◆ TASK TO COMPLETE:
Given the listing that follows, report all lines in which the string "zrow" occurs.

◆ INPUT DATA:
static int wgrad_impl(const float* x, const float* dz, float* dw, int B, int Hi, int Wi, int Cin, int ldx, int Cout, int ldz,
                      int ksize, int stride, int pad, y2_stream_t stream, int groups, long long gx, long long gz, long long gw, const WgradRawDz* raw = nullptr) {
    if (!x || !dz || !dw || B <= 0 || Hi <= 0 || Wi <= 0 || Cin <= 0 || Cout <= 0) return Y2_EINVAL;
    if (ksize < 1 || ksize > 7 || stride < 1 || pad < 0) return Y2_ENOSUP;
    if (ldx < Cin || ldz < Cout) return Y2_EINVAL;
    if ((Cin & 3) || (ldx & 3) || (Cout & 3) || (ldz & 3) || !y2_aligned16(x) || !y2_aligned16(dz)) return Y2_EALIGN;
    const int H = (Hi + 2 * pad - ksize) / stride + 1, W = (Wi + 2 * pad - ksize) / stride + 1;
    if (H <= 0 || W <= 0) return Y2_EINVAL;
    const long long M = (long long)B * H * W;
    const unsigned long long xb = (unsigned long long)B * Hi * Wi * ldx * 4ull, zb = (unsigned long long)M * ldz * 4ull;
    if (M > 0x3fffffffLL || xb >= 0x7fffffffull || zb >= 0x7fffffffull) return Y2_ENOSUP;
    WgradArgs a;
    a.x = x; a.dz = dz; a.dw = dw;
    a.B = B; a.H = H; a.W = W; a.Cin = Cin; a.ldx = ldx; a.Cout = Cout; a.ldz = ldz; a.taps = ksize * ksize;
    a.Hi = Hi; a.Wi = Wi; a.stride = stride; a.pad = pad; a.KW = ksize;
    a.M = (int)M;
    a.groups = groups; a.gx = gx; a.gz = gz; a.gw = gw;
    const int TI = Cout <= 32 ? 32 : (Cout <= 64 ? 64 : 128);
    a.tiles_i = y2_cdiv(Cout, TI);
    const int TJ = wgrad_tj(a.taps * Cin, Cout);
    a.tiles_j = y2_cdiv(a.taps * Cin, TJ);
    const int tiles = a.tiles_i * a.tiles_j;
    const int slabs = y2_cdiv(M, KS);
    a.splits = wgrad_splits(M, a.taps * Cin, Cout, groups, &a.slabs_per_split);
    a.x_bytes = (unsigned)xb; a.dz_bytes = (unsigned)zb;
    a.tile_pix = nullptr; a.zW = 0;
    if (raw != nullptr) {
        if (groups != 16 || raw->bytes >= 0x7fffffffull || (raw->ldz & 3) || raw->ldz < Cout) return Y2_ENOSUP;
        a.tile_pix = raw->tile_pix; a.zW = raw->zW; a.ldz = raw->ldz; a.dz_bytes = (unsigned)raw->bytes; a.gz = 0;
    }
    a.partial = nullptr;
    const long long wsize = (long long)Cout * a.taps * Cin;
    if (y2_det.on && a.splits > 1) {
        if ((size_t)groups * a.splits * wsize * sizeof(float) > y2_det.bytes) return Y2_EINVAL;
        a.partial = y2_det.ws;
    }
    const long long grid = (long long)tiles * a.splits * groups;
    if (grid > 0x7fffffffLL) return Y2_EINVAL;
    hipStream_t s = y2_s(stream);
    const size_t lds = 2u * (size_t)(KS * TI + KS * TJ) * sizeof(float);
    const bool lin = ksize == 1 && stride == 1 && pad == 0;
#define Y2_WGRAD_LAUNCH_(TI_, WI_, TJ_, LIN_)                                                                             \
    do {                                                                                                                  \
        static Y2LdsAttr attr;                                                                                            \
        if (const int rc_ = attr.ensure(reinterpret_cast<const void*>(conv_wgrad_kernel<TI_, WI_, TJ_, LIN_>))) return rc_;     \
        Y2_LAUNCH(a.groups > 1 ? "conv_wgrad_kernel[grouped]" : "conv_wgrad_kernel", 2.0 * (double)a.M * a.Cout * a.taps * a.Cin * (a.groups > 1 ? a.groups : 1), (conv_wgrad_kernel<TI_, WI_, TJ_, LIN_>), dim3((unsigned)grid), dim3(NT), lds, s, a);                 \
    } while (0)
#define Y2_WGRAD_LAUNCH_RAW(TI_, WI_, TJ_)                                                                                \
    do {                                                                                                                  \
        static Y2LdsAttr attr;                                                                                            \
        if (const int rc_ = attr.ensure(reinterpret_cast<const void*>(conv_wgrad_kernel<TI_, WI_, TJ_, true, true>))) return rc_;     \
        Y2_LAUNCH("conv_wgrad_kernel[grouped,dz]", 2.0 * (double)a.M * a.Cout * a.taps * a.Cin * a.groups, (conv_wgrad_kernel<TI_, WI_, TJ_, true, true>), dim3((unsigned)grid), dim3(NT), lds, s, a);                 \
    } while (0)
#define Y2_WGRAD_LAUNCH(TI_, WI_, TJ_)                                                                                    \
    do {                                                                                                                  \
        if (raw != nullptr) Y2_WGRAD_LAUNCH_RAW(TI_, WI_, TJ_);                                                           \
        else if (lin) Y2_WGRAD_LAUNCH_(TI_, WI_, TJ_, true); else Y2_WGRAD_LAUNCH_(TI_, WI_, TJ_, false);                 \
    } while (0)
    if (TI == 32) Y2_WGRAD_LAUNCH(32, 1, 128);
    else if (TI == 64 && TJ == 64) Y2_WGRAD_LAUNCH(64, 2, 64);
    else if (TI == 64) Y2_WGRAD_LAUNCH(64, 1, 128);
    else if (TJ == 64) Y2_WGRAD_LAUNCH(128, 2, 64);
    else Y2_WGRAD_LAUNCH(128, 2, 128);
#undef Y2_WGRAD_LAUNCH
#undef Y2_WGRAD_LAUNCH_RAW
#undef Y2_WGRAD_LAUNCH_
    Y2_LAUNCH_CHECK();
    if (a.partial != nullptr) {
        for (int g = 0; g < groups; ++g) {
            const int rc = y2_det_reduce_f32(a.partial + (size_t)g * a.splits * wsize, a.splits, wsize, wsize, nullptr, dw + (size_t)g * gw, s);
            if (rc != Y2_OK) return rc;
        }
    }
    return Y2_OK;
}

namespace {

struct W0Args {
    const float* x; const float* dz; float* dw;
    float* partial;
    int B, H, W, Cin, Cout, ldz, rows_total;
};

template <int IB>
__global__ __launch_bounds__(256) void conv0_wgrad_kernel(const W0Args a) {
    __shared__ float red[4][IB * 32 * 33];
    const int t = threadIdx.x, lane = t & 63, wave = t >> 6;
    const int l31 = lane & 31, half = lane >> 5;
    const int K = a.Cin * 9;
    const bool jok = l31 < K;
    const int c = jok ? l31 / 9 : 0;
    const int ky = jok ? (l31 % 9) / 3 : 0, kx = jok ? l31 % 3 : 0;
    f32x16 acc[IB];
#pragma unroll
    for (int i = 0; i < IB; ++i)
#pragma unroll
        for (int r = 0; r < 16; ++r) acc[i][r] = 0.f;
    const int wid = blockIdx.x * 4 + wave, nw = gridDim.x * 4;
    for (int row = wid; row < a.rows_total; row += nw) {
        const int b = row / a.H, y = row - b * a.H;
        const int yy = y + ky - 1;
        const bool yok = jok && (unsigned)yy < (unsigned)a.H;
        const float* xr = a.x + (((size_t)b * a.Cin + c) * a.H + (yok ? yy : 0)) * a.W;
        const float* zr = a.dz + (size_t)row * a.W * a.ldz;
        for (int x0 = 0; x0 < a.W; x0 += 16) {
            float av[IB][8], bv[8];
#pragma unroll
            for (int s = 0; s < 8; ++s) {
                const int px = x0 + 2 * s + half;
                const bool pok = px < a.W;
#pragma unroll
                for (int i = 0; i < IB; ++i) {
                    const int co = i * 32 + l31;
                    av[i][s] = (pok && co < a.Cout) ? zr[(size_t)px * a.ldz + co] : 0.f;
                }
                const int xx = px + kx - 1;
                bv[s] = (pok && yok && (unsigned)xx < (unsigned)a.W) ? xr[xx] : 0.f;
            }
#pragma unroll
            for (int s = 0; s < 8; ++s)
#pragma unroll
                for (int i = 0; i < IB; ++i)
                    acc[i] = __builtin_amdgcn_mfma_f32_32x32x2f32(av[i][s], bv[s], acc[i], 0, 0, 0);
        }
    }
#pragma unroll
    for (int i = 0; i < IB; ++i)
#pragma unroll
        for (int r = 0; r < 16; ++r) {
            const int co = i * 32 + (r & 3) + 8 * (r >> 2) + 4 * half;
            red[wave][co * 33 + l31] = acc[i][r];
        }
    __syncthreads();
    for (int e = t; e < IB * 32 * 32; e += 256) {
        const int co = e >> 5, j = e & 31;
        if (co < a.Cout && j < K) {
            const float v = red[0][co * 33 + j] + red[1][co * 33 + j] + red[2][co * 33 + j] + red[3][co * 33 + j];
            if (a.partial != nullptr) a.partial[(size_t)blockIdx.x * a.Cout * K + (size_t)co * K + j] = v;
            else atomicAdd(a.dw + (size_t)co * K + j, v);
        }
    }
}

}

namespace {

struct W0FArgs {
    const float* x; const float* z; const float* scale; const float* shift; const float* mean; const float* invstd; const float* gamma;
    const float* dy_pool; const double* sums; float* dw;
    float* partial;
    int B, H, W, Cin, Cout, ldz, ldp, pairs_total, has_bn;
    unsigned z_bytes, p_bytes;
    float slope;
    double n;
};

template <int IB>
__global__ __launch_bounds__(256) void conv0_wgrad_fused_kernel(const W0FArgs a) {
    __shared__ float red[4][IB * 32 * 33];
    const int t = threadIdx.x, lane = t & 63, wave = t >> 6;
    const int l31 = lane & 31, half = lane >> 5;
    const int K = a.Cin * 9;
    const bool jok = l31 < K;
    const int c = jok ? l31 / 9 : 0;
    const int ky = jok ? (l31 % 9) / 3 : 0, kx = jok ? l31 % 3 : 0;
    float sc[IB], sh[IB], mu[IB], is[IB], gs[IB], ma[IB], mb[IB];
    bool cok[IB];
#pragma unroll
    for (int i = 0; i < IB; ++i) {
        const int co = i * 32 + l31;
        cok[i] = co < a.Cout;
        const int cc = cok[i] ? co : 0;
        sc[i] = a.scale ? a.scale[cc] : 1.f; sh[i] = a.shift ? a.shift[cc] : 0.f;
        mu[i] = a.has_bn ? a.mean[cc] : 0.f; is[i] = a.has_bn ? a.invstd[cc] : 1.f;
        if (a.has_bn == 1) { gs[i] = a.gamma[cc] * is[i]; ma[i] = (float)(a.sums[cc] / a.n); mb[i] = (float)(a.sums[a.Cout + cc] / a.n); }
        else if (a.has_bn == 2) { gs[i] = a.gamma[cc] * is[i]; ma[i] = 0.f; mb[i] = 0.f; }
        else { gs[i] = 1.f; ma[i] = 0.f; mb[i] = 0.f; }
    }
    f32x16 acc[IB];
#pragma unroll
    for (int i = 0; i < IB; ++i)
#pragma unroll
        for (int r = 0; r < 16; ++r) acc[i][r] = 0.f;
    const int wid = blockIdx.x * 4 + wave, nw = gridDim.x * 4;
    const int Hh = a.H >> 1, Wh = a.W >> 1;
    const __amdgpu_buffer_rsrc_t rz = __builtin_amdgcn_make_buffer_rsrc(const_cast<float*>(a.z), 0, a.z_bytes, 0x00020000);
    const __amdgpu_buffer_rsrc_t rp = __builtin_amdgcn_make_buffer_rsrc(const_cast<float*>(a.dy_pool), 0, a.p_bytes, 0x00020000);
    for (int pair = wid; pair < a.pairs_total; pair += nw) {
        const int b = pair / Hh, r = pair - b * Hh;
        const int y0 = 2 * r;
        const int yy0 = y0 + ky - 1, yy1 = yy0 + 1;
        const bool yok0 = jok && (unsigned)yy0 < (unsigned)a.H, yok1 = jok && (unsigned)yy1 < (unsigned)a.H;
        const float* xr0 = a.x + (((size_t)b * a.Cin + c) * a.H + (yok0 ? yy0 : 0)) * a.W;
        const float* xr1 = a.x + (((size_t)b * a.Cin + c) * a.H + (yok1 ? yy1 : 0)) * a.W;
        const unsigned zrow = (unsigned)(((size_t)(b * a.H + y0) * a.W + half) * a.ldz * 4u) + (unsigned)l31 * 4u;
        const unsigned prow = (unsigned)(((size_t)(b * Hh + r) * Wh) * a.ldp * 4u) + (unsigned)l31 * 4u;
        const unsigned zstep = 2u * (unsigned)a.ldz * 4u, z1off = (unsigned)a.W * (unsigned)a.ldz * 4u, pstep = (unsigned)a.ldp * 4u;
        for (int x0 = 0; x0 < a.W; x0 += 16) {
            float z0[IB][8], z1[IB][8], dp[IB][8], bv0[8], bv1[8];
            const unsigned zb = zrow + (unsigned)x0 * (unsigned)a.ldz * 4u, pb = prow + (unsigned)(x0 >> 1) * pstep;
#pragma unroll
            for (int s = 0; s < 8; ++s) {
                const int px = x0 + 2 * s + half;
#pragma unroll
                for (int i = 0; i < IB; ++i) {
                    z0[i][s] = __builtin_bit_cast(float, __builtin_amdgcn_raw_buffer_load_b32(rz, (int)(zb + i * 128u), (int)(s * zstep), 0));
                    z1[i][s] = __builtin_bit_cast(float, __builtin_amdgcn_raw_buffer_load_b32(rz, (int)(zb + i * 128u), (int)(s * zstep + z1off), 0));
                    dp[i][s] = __builtin_bit_cast(float, __builtin_amdgcn_raw_buffer_load_b32(rp, (int)(pb + i * 128u), (int)(s * pstep), 0));
                }
                const int xx = px + kx - 1;
                const bool xok = (unsigned)xx < (unsigned)a.W;
                bv0[s] = (xok && yok0) ? xr0[xx] : 0.f;
                bv1[s] = (xok && yok1) ? xr1[xx] : 0.f;
            }
#pragma unroll
            for (int s = 0; s < 8; ++s)
#pragma unroll
                for (int i = 0; i < IB; ++i) {
                    const float u0 = z0[i][s] * sc[i] + sh[i], u1 = z1[i][s] * sc[i] + sh[i];
                    const float v0 = u0 > 0.f ? u0 : u0 * a.slope, v1 = u1 > 0.f ? u1 : u1 * a.slope;
                    const float o0 = __shfl_xor(v0, 32), o1 = __shfl_xor(v1, 32);
                    const float q0 = half ? o0 : v0, q1 = half ? v0 : o0, q2 = half ? o1 : v1, q3 = half ? v1 : o1;
                    float best = q0; int arg = 0;
                    if (q1 > best) { best = q1; arg = 1; }
                    if (q2 > best) { best = q2; arg = 2; }
                    if (q3 > best) { best = q3; arg = 3; }
                    const float g0 = (arg == half) ? dp[i][s] : 0.f, g1 = (arg == 2 + half) ? dp[i][s] : 0.f;
                    const float ge0 = g0 * (u0 > 0.f ? 1.f : a.slope), ge1 = g1 * (u1 > 0.f ? 1.f : a.slope);
                    const float zh0 = (z0[i][s] - mu[i]) * is[i], zh1 = (z1[i][s] - mu[i]) * is[i];
                    const bool ok = (x0 + 2 * s + half) < a.W && cok[i];
                    const float d0 = ok ? gs[i] * (ge0 - ma[i] - zh0 * mb[i]) : 0.f;
                    const float d1 = ok ? gs[i] * (ge1 - ma[i] - zh1 * mb[i]) : 0.f;
                    acc[i] = __builtin_amdgcn_mfma_f32_32x32x2f32(d0, bv0[s], acc[i], 0, 0, 0);
                    acc[i] = __builtin_amdgcn_mfma_f32_32x32x2f32(d1, bv1[s], acc[i], 0, 0, 0);
                }
        }
    }
#pragma unroll
    for (int i = 0; i < IB; ++i)
#pragma unroll
        for (int r = 0; r < 16; ++r) {
            const int co = i * 32 + (r & 3) + 8 * (r >> 2) + 4 * half;
            red[wave][co * 33 + l31] = acc[i][r];
        }
    __syncthreads();
    for (int e = t; e < IB * 32 * 32; e += 256) {
        const int co = e >> 5, j = e & 31;
        if (co < a.Cout && j < K) {
            const float v = red[0][co * 33 + j] + red[1][co * 33 + j] + red[2][co * 33 + j] + red[3][co * 33 + j];
            if (a.partial != nullptr) a.partial[(size_t)blockIdx.x * a.Cout * K + (size_t)co * K + j] = v;
            else atomicAdd(a.dw + (size_t)co * K + j, v);
        }
    }
}

}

◆ RESPONSE:
        const unsigned zrow = (unsigned)(((size_t)(b * a.H + y0) * a.W + half) * a.ldz * 4u) + (unsigned)l31 * 4u;
            const unsigned zb = zrow + (unsigned)x0 * (unsigned)a.ldz * 4u, pb = prow + (unsigned)(x0 >> 1) * pstep;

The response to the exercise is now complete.